§ **Aim of the exercise**
Using the material below, work out how many lines contain "nullptr". Only the number is wanted.

§ **Data extracts**
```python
def source_hash():
    import hashlib
    h = hashlib.sha256()
    for f in sorted(SOURCES + HEADERS):
        path = os.path.join(CSRC, f)
        if not os.path.exists(path):
            return None
        h.update(os.path.basename(f).encode() + b"\0")
        h.update(open(path, "rb").read())
        h.update(b"\0")
    return h.hexdigest()[:32]


def embedded_hash(lib_path: str = LIB):
    try:
        blob = open(lib_path, "rb").read()
    except OSError:
        return None
    i = blob.find(HASH_MARK)
    if i < 0:
        return None
    j = blob.find(b"\0", i)
    return blob[i + len(HASH_MARK):j].decode("ascii", "replace")
# ... 40 lines not shown
```

### gpzoo_amd/csrc/gemmw.h

```cpp
#pragma once
#include "common.h"

namespace gpz {

struct Fused1Args {
  const float* Linv; int64_t Mp;
  const float* Z; int64_t M;
  const float* X; int64_t nreal;
  int d, kind, L;
  const float* sigma; const float* ell;
  float* Wt; int64_t ncp;
  const float* muE;
  float* ps_sq; float* ps_mu;
};
bool fused1_supported(int dtype, int kind, int d);
int fused1_launch(const Fused1Args& a, hipStream_t s);

enum WideEpilogue {
  WIDE_STORE_STATS = 0,
  WIDE_STATS = 1,
  WIDE_STORE = 2,
  WIDE_STORE_COLSCALE = 3,
  WIDE_WBAR = 4,
  WIDE_KBAR = 5,
  WIDE_ADD_COLSCALE = 6,
};
struct WideArgs {
  const float* A; const float* B; int64_t Mp, ncp; int L;
  int upper, epilogue;
  float* C; const float* mu;
  float* ps_sq; float* ps_mu;
  const float* colscale; const float* colvec;
  const float* rowvec;
  const float* aux;
  const int32_t* gate;
};
bool wide_product_supported(int64_t Mp, int64_t ncp);
int wide_product_launch(const WideArgs& a, hipStream_t s);

bool wide_nt_supported(int64_t Mp, int64_t K);
int wide_nt_pieces(int64_t Mp, int64_t K, int L);
size_t wide_nt_scratch_floats(int64_t Mp, int64_t K, int L);
size_t wide_nt_vpart_floats(int64_t Mp, int64_t K, int L);
int wide_nt_launch(const float* A, const float* B, float* C, int64_t Mp, int64_t K, int L, hipStream_t s, float* scratch = nullptr,
                   const float* w = nullptr, const int32_t* gate = nullptr, const float* gm = nullptr, float* vpart = nullptr,
                   double* v = nullptr, int64_t v_stride = 0);

}
```

### gpzoo_amd/csrc/gemmw.hip

```cpp
#include "gemmw.h"

#include "cov.h"


#include <cmath>
#include <mutex>
#include <type_traits>
#include <utility>

#ifndef GPZ_W_ABL
#define GPZ_W_ABL 0
#endif

namespace gpz {

typedef float f32x4 __attribute__((ext_vector_type(4)));

enum { WB_MEM = 0, WB_GEN = 1 };
enum { WA_DENSE = 0, WA_LOWER = 1, WA_UPPER = 2 };
enum { WE_STORE_STATS = 0,
       WE_STATS = 1,
       WE_STORE = 2,
       WE_STORE_COLSCALE = 3,
       WE_WBAR = 4,
       WE_KBAR = 5,
       WE_ADD_COLSCALE = 6 };

struct WParams {
  const float* A; int64_t lda, sA0;
  const float* B; int64_t ldb, sB0;
  const float* Z; int64_t MD;
  const float* X; int64_t nreal;
  const float* sigma; const float* ell;
  float* C; int64_t ldc, sC0;
  const float* mu; int64_t sMu;
  float* ps_sq; float* ps_mu; int64_t ncols;
  const float* colscale; const float* colvec; int64_t sCs;
  const float* rowvec; int64_t sRv;
  const float* aux;
  int64_t M;
  int L, nblk, mtw, nt, W, strips;
  int pair, colmajor;
  const int32_t* gate;
};

constexpr int W_BK = 16;

template <int TM, int TN, int BSRC, int D>
struct WLds {
  static constexpr int A_ELEMS = TM * W_BK;
  static constexpr int RPP = 256 / TN;
  static constexpr int PITCH = 256 + (RPP == 2 ? 8 : RPP == 1 ? 4 : 16);
  static constexpr int B_ELEMS = (W_BK / RPP) * PITCH;
  static constexpr int STAGE = A_ELEMS + B_ELEMS;
  static constexpr int ZB = 128 * D;
  static constexpr size_t bytes = sizeof(float) * (2 * STAGE + (BSRC == WB_GEN ? 2 * ZB : 0));
};

template <int TM, int TN, int BSRC, int ATRI, int EPI, int KIND, int D>
// ... 222 lines not shown
    active = db < p.nblk && (int64_t)tj * TN + wn * 32 < p.ncols;
    n_a = 8 * (ATRI == WA_LOWER ? db : wm);
    fr_a = (wm * 128 + r) * BK + ((q ^ gperm(r)) * 4);
    step0 = k_begin / BK;
    t = 0;
    next_ti = leg + 1 < nlegs ? leg_ti[leg + 1] : -1;
#pragma unroll
    for (int mi = 0; mi < 8; ++mi)
#pragma unroll
      for (int ni = 0; ni < 2; ++ni) acc[mi][ni] = f32x4{0, 0, 0, 0};
    if constexpr (BSRC == WB_GEN) {
      z_load(step0 >> 3);
      asm volatile("s_waitcnt vmcnt(0)" ::: "memory");
      __syncthreads();
      b_generate(0, step0);
    }
    if (leg == 0) asm volatile("s_waitcnt vmcnt(0)" ::: "memory");
    asm volatile("s_waitcnt lgkmcnt(0)" ::: "memory");
    __builtin_amdgcn_s_barrier();
    if (!active) {
      idle_until(nk);
    } else if constexpr (ATRI == WA_DENSE) {
      full_until(nk);
    } else if constexpr (ATRI == WA_LOWER) {
      full_until(n_a);
      diagonal(diagonal, i0{});
      idle_until(nk);
    } else {
      idle_until(n_a);
      diagonal(diagonal, i0{});
      full_until(nk);
    }

    if (!active) continue;
    if (GPZ_W_ABL & 4) {
      float sum = 0.f;
#pragma unroll
      for (int mi = 0; mi < 8; ++mi)
#pragma unroll
        for (int ni = 0; ni < 2; ++ni)
#pragma unroll
          for (int g = 0; g < 4; ++g) sum += acc[mi][ni][g];
      if (sum == 12345.678f) p.ps_sq[0] = sum;
      continue;
    }
    const int64_t row0 = (int64_t)db * 128;
    const int64_t ccol0 = (int64_t)tj * TN + wn * 32;
    if (BSRC == WB_GEN && row0 + 128 > p.M) {
#pragma unroll
      for (int mi = 0; mi < 8; ++mi)
#pragma unroll
        for (int g = 0; g < 4; ++g)
          if (row0 + mi * 16 + 4 * q + g >= p.M) {
#pragma unroll
            for (int ni = 0; ni < 2; ++ni) acc[mi][ni][g] = 0.f;
          }
    }
    if constexpr (EPI == WE_STORE_STATS || EPI == WE_STATS) {
      float ssq[2] = {0.f, 0.f}, smu[2] = {0.f, 0.f};
#pragma unroll
      for (int mi = 0; mi < 8; ++mi) {
        f32x4 m4 = {0, 0, 0, 0};
        if constexpr (EPI == WE_STORE_STATS) m4 = *reinterpret_cast<const f32x4*>(p.mu + b0 * p.sMu + row0 + 4 * q + mi * 16);
#pragma unroll
        for (int g = 0; g < 4; ++g)
#pragma unroll
          for (int ni = 0; ni < 2; ++ni) {
            const float v = acc[mi][ni][g];
            ssq[ni] = __builtin_fmaf(v, v, ssq[ni]);
            if constexpr (EPI == WE_STORE_STATS) smu[ni] = __builtin_fmaf(m4[g], v, smu[ni]);
          }
      }
#pragma unroll
      for (int ni = 0; ni < 2; ++ni) {
        ssq[ni] += __shfl_xor(ssq[ni], 16); ssq[ni] += __shfl_xor(ssq[ni], 32);
        if constexpr (EPI == WE_STORE_STATS) { smu[ni] += __shfl_xor(smu[ni], 16); smu[ni] += __shfl_xor(smu[ni], 32); }
        if (q == 0) {
          const int64_t o = ((int64_t)b0 * p.nblk + db) * p.ncols + ccol0 + ni * 16 + r;
          p.ps_sq[o] = ssq[ni];
          if constexpr (EPI == WE_STORE_STATS) p.ps_mu[o] = smu[ni];
        }
      }
    }
    if constexpr (EPI != WE_STATS) {
      constexpr int LDE = 36;
      static_assert(NW * 16 * LDE <= G::STAGE, "the epilogue strips fit tile buffer 1");
      float* strip = sA(1) + wave * (16 * LDE);
      float* Cg = p.C + b0 * p.sC0 + row0 * p.ldc + ccol0;
      int srow = lane >> 3;
      asm volatile("" : "+v"(srow));
      const int c4 = (lane & 7) * 4;
      float cs[2] = {1.f, 1.f};
      if constexpr (EPI == WE_STORE_COLSCALE) {
#pragma unroll
        for (int ni = 0; ni < 2; ++ni) cs[ni] = p.colscale[b0 * p.sCs + ccol0 + ni * 16 + r];
      }
      f32x4 sc = {0, 0, 0, 0}, cv = {0, 0, 0, 0};
      if constexpr (EPI == WE_WBAR || EPI == WE_KBAR || EPI == WE_ADD_COLSCALE)
        sc = *reinterpret_cast<const f32x4*>(p.colscale + b0 * p.sCs + ccol0 + c4);
      if constexpr (EPI == WE_WBAR || EPI == WE_KBAR)
        cv = *reinterpret_cast<const f32x4*>(p.colvec + b0 * p.sCs + ccol0 + c4);
#pragma unroll
      for (int mi = 0; mi < 8; ++mi) {
#pragma unroll
        for (int ni = 0; ni < 2; ++ni)
#pragma unroll
          for (int g = 0; g < 4; ++g) strip[(4 * q + g) * LDE + ni * 16 + r] = cs[ni] * acc[mi][ni][g];
        __builtin_amdgcn_wave_barrier();
        f32x4 w[2];
        float rv[2];
        if constexpr (EPI == WE_WBAR || EPI == WE_KBAR || EPI == WE_ADD_COLSCALE) {
#pragma unroll
          for (int it = 0; it < 2; ++it) {
            const int64_t row = mi * 16 + it * 8 + srow;
            if constexpr (EPI == WE_WBAR) w[it] = *reinterpret_cast<const f32x4*>(p.aux + b0 * p.sC0 + (row0 + row) * p.ldc + ccol0 + c4);
            if constexpr (EPI == WE_ADD_COLSCALE) w[it] = *reinterpret_cast<const f32x4*>(Cg + (int64_t)row * p.ldc + c4);
            if constexpr (EPI != WE_ADD_COLSCALE) rv[it] = p.rowvec[b0 * p.sRv + row0 + row];
// ... 325 lines not shown
  GPZ_REQUIRE(fused1_supported(GPZ_F32, a.kind, a.d), "fused stage 1: kind=%d d=%d unsupported", a.kind, a.d);
  GPZ_REQUIRE(a.Mp % 128 == 0 && a.ncp % 128 == 0 && a.Mp > 0 && a.ncp > 0 && a.L > 0, "fused stage 1: bad extents");
  GPZ_REQUIRE(a.Mp * a.Mp * 4 < (1ll << 31) && a.M * a.d * 4 < (1ll << 31), "fused stage 1: M too large");
  constexpr int TM = 512, TN = 128;
  WParams p = {};
  p.A = a.Linv; p.lda = a.Mp; p.sA0 = a.Mp * a.Mp;
  p.Z = a.Z; p.MD = a.M * a.d; p.M = a.M;
  p.X = a.X; p.nreal = a.nreal;
  p.sigma = a.sigma; p.ell = a.ell;
  p.C = a.Wt; p.ldc = a.ncp; p.sC0 = a.Mp * a.ncp;
  p.mu = a.muE; p.sMu = a.Mp;
  p.ps_sq = a.ps_sq; p.ps_mu = a.ps_mu; p.ncols = a.ncp;
  p.L = a.L; p.nblk = (int)(a.Mp / 128); p.mtw = (int)((a.Mp + TM - 1) / TM); p.nt = (int)(a.ncp / TN);
  int strips = (p.nt + 31) / 32;
  const int want = (32 + p.mtw * p.L - 1) / (p.mtw * p.L);
  if (strips < want) strips = want < p.nt ? want : p.nt;
  p.W = (p.nt + strips - 1) / strips;
  p.strips = (p.nt + p.W - 1) / p.W;
  const int64_t units = (int64_t)p.mtw * p.L * p.strips;
  const int64_t nblocks = (units + 7) / 8 * 8 * p.W;
#define GPZ_W1(KIND, D) return launch_wide(gemmw_kernel<TM, TN, WB_GEN, WA_LOWER, WE_STORE_STATS, KIND, D>, \
                                           WLds<TM, TN, WB_GEN, D>::bytes, p, nblocks, s, 1024)
  if (a.kind == GPZ_KERNEL_MATERN32) { if (a.d == 2) GPZ_W1(1, 2); GPZ_W1(1, 1); }
  if (a.kind == GPZ_KERNEL_MATERN12) { if (a.d == 2) GPZ_W1(4, 2); GPZ_W1(4, 1); }
  if (a.kind == GPZ_KERNEL_MATERN52) { if (a.d == 2) GPZ_W1(5, 2); GPZ_W1(5, 1); }
  if (a.d == 2) GPZ_W1(0, 2);
  GPZ_W1(0, 1);
#undef GPZ_W1
}
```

§ **Task solution**
3